[[ Extracted data, beginning ]]
@@ -177,6 +177,11 @@
         self.L.zultra_hip_traffic_probe.argtypes = [C.c_size_t]
         return self.L.zultra_hip_traffic_probe(nbytes)
 
+    def runs_for(self, batch_bytes, nblocks, streams_setting=0):
+        self.L.zultra_hip_runs_for.argtypes = [C.c_uint64, C.c_uint32, C.c_int]
+        self.L.zultra_hip_runs_for.restype = C.c_uint32
+        return int(self.L.zultra_hip_runs_for(batch_bytes, nblocks, streams_setting))
+
     def copy_bandwidth(self, nbytes=1 << 30, iters=5):
         self.L.zultra_hip_copy_bandwidth.argtypes = [C.c_size_t, C.c_int]
         self.L.zultra_hip_copy_bandwidth.restype = C.c_double
diff --git a/zultra_amd/csrc/zh_device.hip b/zultra_amd/csrc/zh_device.hip
--- a/zultra_amd/csrc/zh_device.hip
+++ b/zultra_amd/csrc/zh_device.hip
@@ -153,6 +153,10 @@
    uint32_t coop_small;
    uint32_t seg_whole;
    int auto_runs;
+   int streams_setting;
+   int run_pairs;
+   int runs_fitted;
+   uint32_t stream_collisions;
    int last_runs;
    uint32_t seg_wide;
    int16_t *d_vecs;
@@ -619,16 +623,34 @@
       if (ev[i]) (void)hipEventDestroy(ev[i]);
 }
 
+static int zh_need_run_streams(zultra_hip_ctx_t *c, int runs) {
+   for (int k = c->run_pairs; k < runs && k < ZH_MAX_RUNS; k++, c->run_pairs++) {
+      ZH_CHECK(c, hipStreamCreateWithFlags(&c->lane_stream[k], hipStreamNonBlocking));
+      if (zh_need_events(c, c->lane_ev[k], ZH_RUN_EVENTS)) return -1;
+      {
+         int lo_prio = 0, hi_prio = 0;
+         (void)hipDeviceGetStreamPriorityRange(&lo_prio, &hi_prio);
+         ZH_CHECK(c, hipStreamCreateWithPriority(&c->side_stream[k], hipStreamNonBlocking, hi_prio));
+      }
+      if (zh_need_events(c, c->side_ev[k], 8)) return -1;
+   }
+   return 0;
+}
+static void zh_drop_run_streams(zultra_hip_ctx_t *c, int k) {
+   zh_drop_events(c->lane_ev[k], ZH_RUN_EVENTS);
+   zh_drop_events(c->side_ev[k], 8);
+   if (c->lane_stream[k]) (void)hipStreamDestroy(c->lane_stream[k]);
+   if (c->side_stream[k]) (void)hipStreamDestroy(c->side_stream[k]);
+   for (int i = 0; i < ZH_RUN_EVENTS; i++) c->lane_ev[k][i] = NULL;
+   for (int i = 0; i < 8; i++) c->side_ev[k][i] = NULL;
+   c->lane_stream[k] = c->side_stream[k] = NULL;
+}
+
 extern "C" void zultra_hip_destroy(zultra_hip_ctx_t *c) {
    if (!c) return;
    (void)hipSetDevice(c->device);
    (void)zh_buffers(c, ZH_BUF_FREE, ZH_SET_ALL);
-   for (int k = 0; k < ZH_MAX_RUNS; k++) {
-      zh_drop_events(c->lane_ev[k], ZH_RUN_EVENTS);
-      if (c->lane_stream[k]) (void)hipStreamDestroy(c->lane_stream[k]);
-      zh_drop_events(c->side_ev[k], 8);
-      if (c->side_stream[k]) (void)hipStreamDestroy(c->side_stream[k]);
-   }
+   for (int k = 0; k < ZH_MAX_RUNS; k++) zh_drop_run_streams(c, k);
    zh_drop_events(&c->ev_input, 1);
    zh_drop_events(&c->ev_fork, 1);
    zh_graph_clear(&c->batch_graph);
@@ -655,10 +677,31 @@
 
 static std::mutex g_probe_mutex;
 
+static int zh_probe_streams(hipStream_t *const *order, int m, uint64_t *d_t, uint64_t *h_t, int *first_bad, uint64_t *shared = NULL) {
+   for (int i = 0; i < m; i++) hipLaunchKernelGGL(zh_queue_probe, dim3(1), dim3(1), 0, *order[i], d_t + 2 * i, (uint64_t)20000);
+   bool failed = false;
+   for (int i = 0; i < m; i++) failed |= hipStreamSynchronize(*order[i]) != hipSuccess;
+   if (failed || hipMemcpy(h_t, d_t, (size_t)m * 2 * sizeof(uint64_t), hipMemcpyDeviceToHost) != hipSuccess) return -1;
+   int pairs = 0;
+   *first_bad = -1;
+   if (shared) *shared = 0;
+   for (int i = 1; i < m; i++)
+      for (int j = 0; j < i; j++)
+         if (!(h_t[2 * i] < h_t[2 * j + 1] && h_t[2 * j] < h_t[2 * i + 1])) {
+            const uint64_t gap_ij = h_t[2 * i] >= h_t[2 * j + 1] ? h_t[2 * i] - h_t[2 * j + 1] : ~0ull, gap_ji = h_t[2 * j] >= h_t[2 * i + 1] ? h_t[2 * j] - h_t[2 * i + 1] : ~0ull;
+            if (gap_ij <= 3000u || gap_ji <= 3000u) {
+               if (*first_bad < 0) *first_bad = i;
+               if (shared && i < 4) *shared |= 1ull << (i * 16 + j);
+               pairs++;
+            }
+         }
+   return pairs;
+}
+
 static int zh_spread_streams(zultra_hip_ctx_t *c) {
    if (zh_env("ZULTRA_HIP_SPREAD_STREAMS", 0) <= 0) return 0;
    std::lock_guard<std::mutex> probe_lock(g_probe_mutex);
-   const int n = c->nlanes;
+   const int n = c->run_pairs;
    hipStream_t *order[2 * ZH_MAX_RUNS];
    bool high[2 * ZH_MAX_RUNS];
    int m = 0;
[[ Extracted data, end ]]
## Work instructions
The full set of records is to be written out once more, word for word.

## Answer below
@@ -177,6 +177,11 @@
         self.L.zultra_hip_traffic_probe.argtypes = [C.c_size_t]
         return self.L.zultra_hip_traffic_probe(nbytes)
 
+    def runs_for(self, batch_bytes, nblocks, streams_setting=0):
+        self.L.zultra_hip_runs_for.argtypes = [C.c_uint64, C.c_uint32, C.c_int]
+        self.L.zultra_hip_runs_for.restype = C.c_uint32
+        return int(self.L.zultra_hip_runs_for(batch_bytes, nblocks, streams_setting))
+
     def copy_bandwidth(self, nbytes=1 << 30, iters=5):
         self.L.zultra_hip_copy_bandwidth.argtypes = [C.c_size_t, C.c_int]
         self.L.zultra_hip_copy_bandwidth.restype = C.c_double
diff --git a/zultra_amd/csrc/zh_device.hip b/zultra_amd/csrc/zh_device.hip
--- a/zultra_amd/csrc/zh_device.hip
+++ b/zultra_amd/csrc/zh_device.hip
@@ -153,6 +153,10 @@
    uint32_t coop_small;
    uint32_t seg_whole;
    int auto_runs;
+   int streams_setting;
+   int run_pairs;
+   int runs_fitted;
+   uint32_t stream_collisions;
    int last_runs;
    uint32_t seg_wide;
    int16_t *d_vecs;
@@ -619,16 +623,34 @@
       if (ev[i]) (void)hipEventDestroy(ev[i]);
 }
 
+static int zh_need_run_streams(zultra_hip_ctx_t *c, int runs) {
+   for (int k = c->run_pairs; k < runs && k < ZH_MAX_RUNS; k++, c->run_pairs++) {
+      ZH_CHECK(c, hipStreamCreateWithFlags(&c->lane_stream[k], hipStreamNonBlocking));
+      if (zh_need_events(c, c->lane_ev[k], ZH_RUN_EVENTS)) return -1;
+      {
+         int lo_prio = 0, hi_prio = 0;
+         (void)hipDeviceGetStreamPriorityRange(&lo_prio, &hi_prio);
+         ZH_CHECK(c, hipStreamCreateWithPriority(&c->side_stream[k], hipStreamNonBlocking, hi_prio));
+      }
+      if (zh_need_events(c, c->side_ev[k], 8)) return -1;
+   }
+   return 0;
+}
+static void zh_drop_run_streams(zultra_hip_ctx_t *c, int k) {
+   zh_drop_events(c->lane_ev[k], ZH_RUN_EVENTS);
+   zh_drop_events(c->side_ev[k], 8);
+   if (c->lane_stream[k]) (void)hipStreamDestroy(c->lane_stream[k]);
+   if (c->side_stream[k]) (void)hipStreamDestroy(c->side_stream[k]);
+   for (int i = 0; i < ZH_RUN_EVENTS; i++) c->lane_ev[k][i] = NULL;
+   for (int i = 0; i < 8; i++) c->side_ev[k][i] = NULL;
+   c->lane_stream[k] = c->side_stream[k] = NULL;
+}
+
 extern "C" void zultra_hip_destroy(zultra_hip_ctx_t *c) {
    if (!c) return;
    (void)hipSetDevice(c->device);
    (void)zh_buffers(c, ZH_BUF_FREE, ZH_SET_ALL);
-   for (int k = 0; k < ZH_MAX_RUNS; k++) {
-      zh_drop_events(c->lane_ev[k], ZH_RUN_EVENTS);
-      if (c->lane_stream[k]) (void)hipStreamDestroy(c->lane_stream[k]);
-      zh_drop_events(c->side_ev[k], 8);
-      if (c->side_stream[k]) (void)hipStreamDestroy(c->side_stream[k]);
-   }
+   for (int k = 0; k < ZH_MAX_RUNS; k++) zh_drop_run_streams(c, k);
    zh_drop_events(&c->ev_input, 1);
    zh_drop_events(&c->ev_fork, 1);
    zh_graph_clear(&c->batch_graph);
@@ -655,10 +677,31 @@
 
 static std::mutex g_probe_mutex;
 
+static int zh_probe_streams(hipStream_t *const *order, int m, uint64_t *d_t, uint64_t *h_t, int *first_bad, uint64_t *shared = NULL) {
+   for (int i = 0; i < m; i++) hipLaunchKernelGGL(zh_queue_probe, dim3(1), dim3(1), 0, *order[i], d_t + 2 * i, (uint64_t)20000);
+   bool failed = false;
+   for (int i = 0; i < m; i++) failed |= hipStreamSynchronize(*order[i]) != hipSuccess;
+   if (failed || hipMemcpy(h_t, d_t, (size_t)m * 2 * sizeof(uint64_t), hipMemcpyDeviceToHost) != hipSuccess) return -1;
+   int pairs = 0;
+   *first_bad = -1;
+   if (shared) *shared = 0;
+   for (int i = 1; i < m; i++)
+      for (int j = 0; j < i; j++)
+         if (!(h_t[2 * i] < h_t[2 * j + 1] && h_t[2 * j] < h_t[2 * i + 1])) {
+            const uint64_t gap_ij = h_t[2 * i] >= h_t[2 * j + 1] ? h_t[2 * i] - h_t[2 * j + 1] : ~0ull, gap_ji = h_t[2 * j] >= h_t[2 * i + 1] ? h_t[2 * j] - h_t[2 * i + 1] : ~0ull;
+            if (gap_ij <= 3000u || gap_ji <= 3000u) {
+               if (*first_bad < 0) *first_bad = i;
+               if (shared && i < 4) *shared |= 1ull << (i * 16 + j);
+               pairs++;
+            }
+         }
+   return pairs;
+}
+
 static int zh_spread_streams(zultra_hip_ctx_t *c) {
    if (zh_env("ZULTRA_HIP_SPREAD_STREAMS", 0) <= 0) return 0;
    std::lock_guard<std::mutex> probe_lock(g_probe_mutex);
-   const int n = c->nlanes;
+   const int n = c->run_pairs;
    hipStream_t *order[2 * ZH_MAX_RUNS];
    bool high[2 * ZH_MAX_RUNS];
    int m = 0;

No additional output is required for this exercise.